What this task involves -> Every entry must be echoed exactly.

Study material ->

## Pre-permute masked weights in narrow projection and skip list building for dense dW

The narrow projection kernel now writes weights into LDS already permuted into kept-feature order and pre-multiplied by the dropout mask value. This removes an indirect lookup and a multiply from the inner MFMA loop, at the cost of a barrier and scattered LDS writes during staging. The recurrent dW path no longer builds identity index lists with a memset and an extra kernel; it passes null lists and treats them as the identity. The gather kernel is templated to split gates across threads and to prefetch positions for the next batch block, exposing more parallelism when there are few gates.

```diff
diff --git a/multimodal-gesture-recognition-with-lstms-and-ctc_amd/csrc/gemm.hip b/multimodal-gesture-recognition-with-lstms-and-ctc_amd/csrc/gemm.hip
--- a/multimodal-gesture-recognition-with-lstms-and-ctc_amd/csrc/gemm.hip
+++ b/multimodal-gesture-recognition-with-lstms-and-ctc_amd/csrc/gemm.hip
@@ -496,7 +496,8 @@
 }
 
 constexpr int NP_MAXF = 64, NP_TU = 64, NP_RPW = 3;
-static inline size_t np_lds_bytes(int F) { return ((size_t)SP_TM * (F | 1) + (size_t)4 * F * NP_TU) * sizeof(float); }
+static inline int np_fp(int F) { return (F + SP_SK - 1) / SP_SK * SP_SK; }
+static inline size_t np_lds_bytes(int F) { return ((size_t)SP_TM * (F | 1) + (size_t)4 * np_fp(F) * NP_TU) * sizeof(float); }
 
 template <int XR>
 __global__ __launch_bounds__(256, XR > 20 ? 1 : 2) void k_proj_narrow(const float* __restrict__ X, int ldx, const float* __restrict__ mask4,
@@ -505,9 +506,10 @@
   constexpr int TM = SP_TM, TU = NP_TU;
   extern __shared__ __attribute__((aligned(16))) float np_lds[];
   __shared__ int Lf[4][NP_MAXF];
+  __shared__ int Lp[4][NP_MAXF];
   __shared__ float Lv[4][NP_MAXF];
   __shared__ int Lc[4];
-  const int pitch = F | 1;
+  const int pitch = F | 1, Fp = (F + SP_SK - 1) / SP_SK * SP_SK;
   float* Xs = np_lds;
   float* Ws = np_lds + TM * pitch;
   const int tid = threadIdx.x, lane = tid & 63, wave = tid >> 6, wr = wave >> 1, wc = wave & 1;
@@ -520,7 +522,6 @@
   const int u0 = wt.item * TU, b = rc / nchunk, rt0 = (rc % nchunk) * NP_RPW;
   const int rt1 = rt0 + NP_RPW < nrow ? rt0 + NP_RPW : nrow;
   {
-    const int Fp = (F + SP_SK - 1) / SP_SK * SP_SK;
     const bool valid = lane < F;
     const float v = valid ? mask4[((size_t)wave * B + b) * F + lane] : 0.f;
     const bool kept = valid && v != 0.f;
@@ -529,10 +530,10 @@
     if (valid) {
       const int pos = kept ? __popcll(kb & lower) : cnt + __popcll(db & lower);
       Lf[wave][pos] = lane;
-      Lv[wave][pos] = v;
+      Lp[wave][lane] = pos;
+      Lv[wave][lane] = v;
     } else if (lane < Fp) {
       Lf[wave][lane] = 0;
-      Lv[wave][lane] = 0.f;
     }
     if (lane == 0) Lc[wave] = cnt;
   }
@@ -546,15 +547,19 @@
       const int uc = u0 + u < H ? u0 + u : H - 1;
       w[k] = *reinterpret_cast<const float4*>(Wp + (unsigned)((f * H + uc) * 4));
     }
+    __syncthreads();
 #pragma unroll
     for (int k = 0; k < WR; ++k) {
       const int i = tid + 256 * k;
       if (i < F * TU) {
         const int f = i / TU, u = i % TU;
-        Ws[(0 * F + f) * TU + u] = w[k].x;
-        Ws[(1 * F + f) * TU + u] = w[k].y;
-        Ws[(2 * F + f) * TU + u] = w[k].z;
-        Ws[(3 * F + f) * TU + u] = w[k].w;
+        const float wg[4] = {w[k].x, w[k].y, w[k].z, w[k].w};
+#pragma unroll
+        for (int g = 0; g < 4; ++g) Ws[(g * Fp + Lp[g][f]) * TU + u] = wg[g] * Lv[g][f];
+        if (f == 0)
+          for (int p = F; p < Fp; ++p)
+#pragma unroll
+            for (int g = 0; g < 4; ++g) Ws[(g * Fp + p) * TU + u] = wg[g] * 0.f;
       }
     }
   }
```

Answer box ->
## Pre-permute masked weights in narrow projection and skip list building for dense dW

The narrow projection kernel now writes weights into LDS already permuted into kept-feature order and pre-multiplied by the dropout mask value. This removes an indirect lookup and a multiply from the inner MFMA loop, at the cost of a barrier and scattered LDS writes during staging. The recurrent dW path no longer builds identity index lists with a memset and an extra kernel; it passes null lists and treats them as the identity. The gather kernel is templated to split gates across threads and to prefetch positions for the next batch block, exposing more parallelism when there are few gates.

```diff
diff --git a/multimodal-gesture-recognition-with-lstms-and-ctc_amd/csrc/gemm.hip b/multimodal-gesture-recognition-with-lstms-and-ctc_amd/csrc/gemm.hip
--- a/multimodal-gesture-recognition-with-lstms-and-ctc_amd/csrc/gemm.hip
+++ b/multimodal-gesture-recognition-with-lstms-and-ctc_amd/csrc/gemm.hip
@@ -496,7 +496,8 @@
 }
 
 constexpr int NP_MAXF = 64, NP_TU = 64, NP_RPW = 3;
-static inline size_t np_lds_bytes(int F) { return ((size_t)SP_TM * (F | 1) + (size_t)4 * F * NP_TU) * sizeof(float); }
+static inline int np_fp(int F) { return (F + SP_SK - 1) / SP_SK * SP_SK; }
+static inline size_t np_lds_bytes(int F) { return ((size_t)SP_TM * (F | 1) + (size_t)4 * np_fp(F) * NP_TU) * sizeof(float); }
 
 template <int XR>
 __global__ __launch_bounds__(256, XR > 20 ? 1 : 2) void k_proj_narrow(const float* __restrict__ X, int ldx, const float* __restrict__ mask4,
@@ -505,9 +506,10 @@
   constexpr int TM = SP_TM, TU = NP_TU;
   extern __shared__ __attribute__((aligned(16))) float np_lds[];
   __shared__ int Lf[4][NP_MAXF];
+  __shared__ int Lp[4][NP_MAXF];
   __shared__ float Lv[4][NP_MAXF];
   __shared__ int Lc[4];
-  const int pitch = F | 1;
+  const int pitch = F | 1, Fp = (F + SP_SK - 1) / SP_SK * SP_SK;
   float* Xs = np_lds;
   float* Ws = np_lds + TM * pitch;
   const int tid = threadIdx.x, lane = tid & 63, wave = tid >> 6, wr = wave >> 1, wc = wave & 1;
@@ -520,7 +522,6 @@
   const int u0 = wt.item * TU, b = rc / nchunk, rt0 = (rc % nchunk) * NP_RPW;
   const int rt1 = rt0 + NP_RPW < nrow ? rt0 + NP_RPW : nrow;
   {
-    const int Fp = (F + SP_SK - 1) / SP_SK * SP_SK;
     const bool valid = lane < F;
     const float v = valid ? mask4[((size_t)wave * B + b) * F + lane] : 0.f;
     const bool kept = valid && v != 0.f;
@@ -529,10 +530,10 @@
     if (valid) {
       const int pos = kept ? __popcll(kb & lower) : cnt + __popcll(db & lower);
       Lf[wave][pos] = lane;
-      Lv[wave][pos] = v;
+      Lp[wave][lane] = pos;
+      Lv[wave][lane] = v;
     } else if (lane < Fp) {
       Lf[wave][lane] = 0;
-      Lv[wave][lane] = 0.f;
     }
     if (lane == 0) Lc[wave] = cnt;
   }
@@ -546,15 +547,19 @@
       const int uc = u0 + u < H ? u0 + u : H - 1;
       w[k] = *reinterpret_cast<const float4*>(Wp + (unsigned)((f * H + uc) * 4));
     }
+    __syncthreads();
 #pragma unroll
     for (int k = 0; k < WR; ++k) {
       const int i = tid + 256 * k;
       if (i < F * TU) {
         const int f = i / TU, u = i % TU;
-        Ws[(0 * F + f) * TU + u] = w[k].x;
-        Ws[(1 * F + f) * TU + u] = w[k].y;
-        Ws[(2 * F + f) * TU + u] = w[k].z;
-        Ws[(3 * F + f) * TU + u] = w[k].w;
+        const float wg[4] = {w[k].x, w[k].y, w[k].z, w[k].w};
+#pragma unroll
+        for (int g = 0; g < 4; ++g) Ws[(g * Fp + Lp[g][f]) * TU + u] = wg[g] * Lv[g][f];
+        if (f == 0)
+          for (int p = F; p < Fp; ++p)
+#pragma unroll
+            for (int g = 0; g < 4; ++g) Ws[(g * Fp + p) * TU + u] = wg[g] * 0.f;
       }
     }
   }
```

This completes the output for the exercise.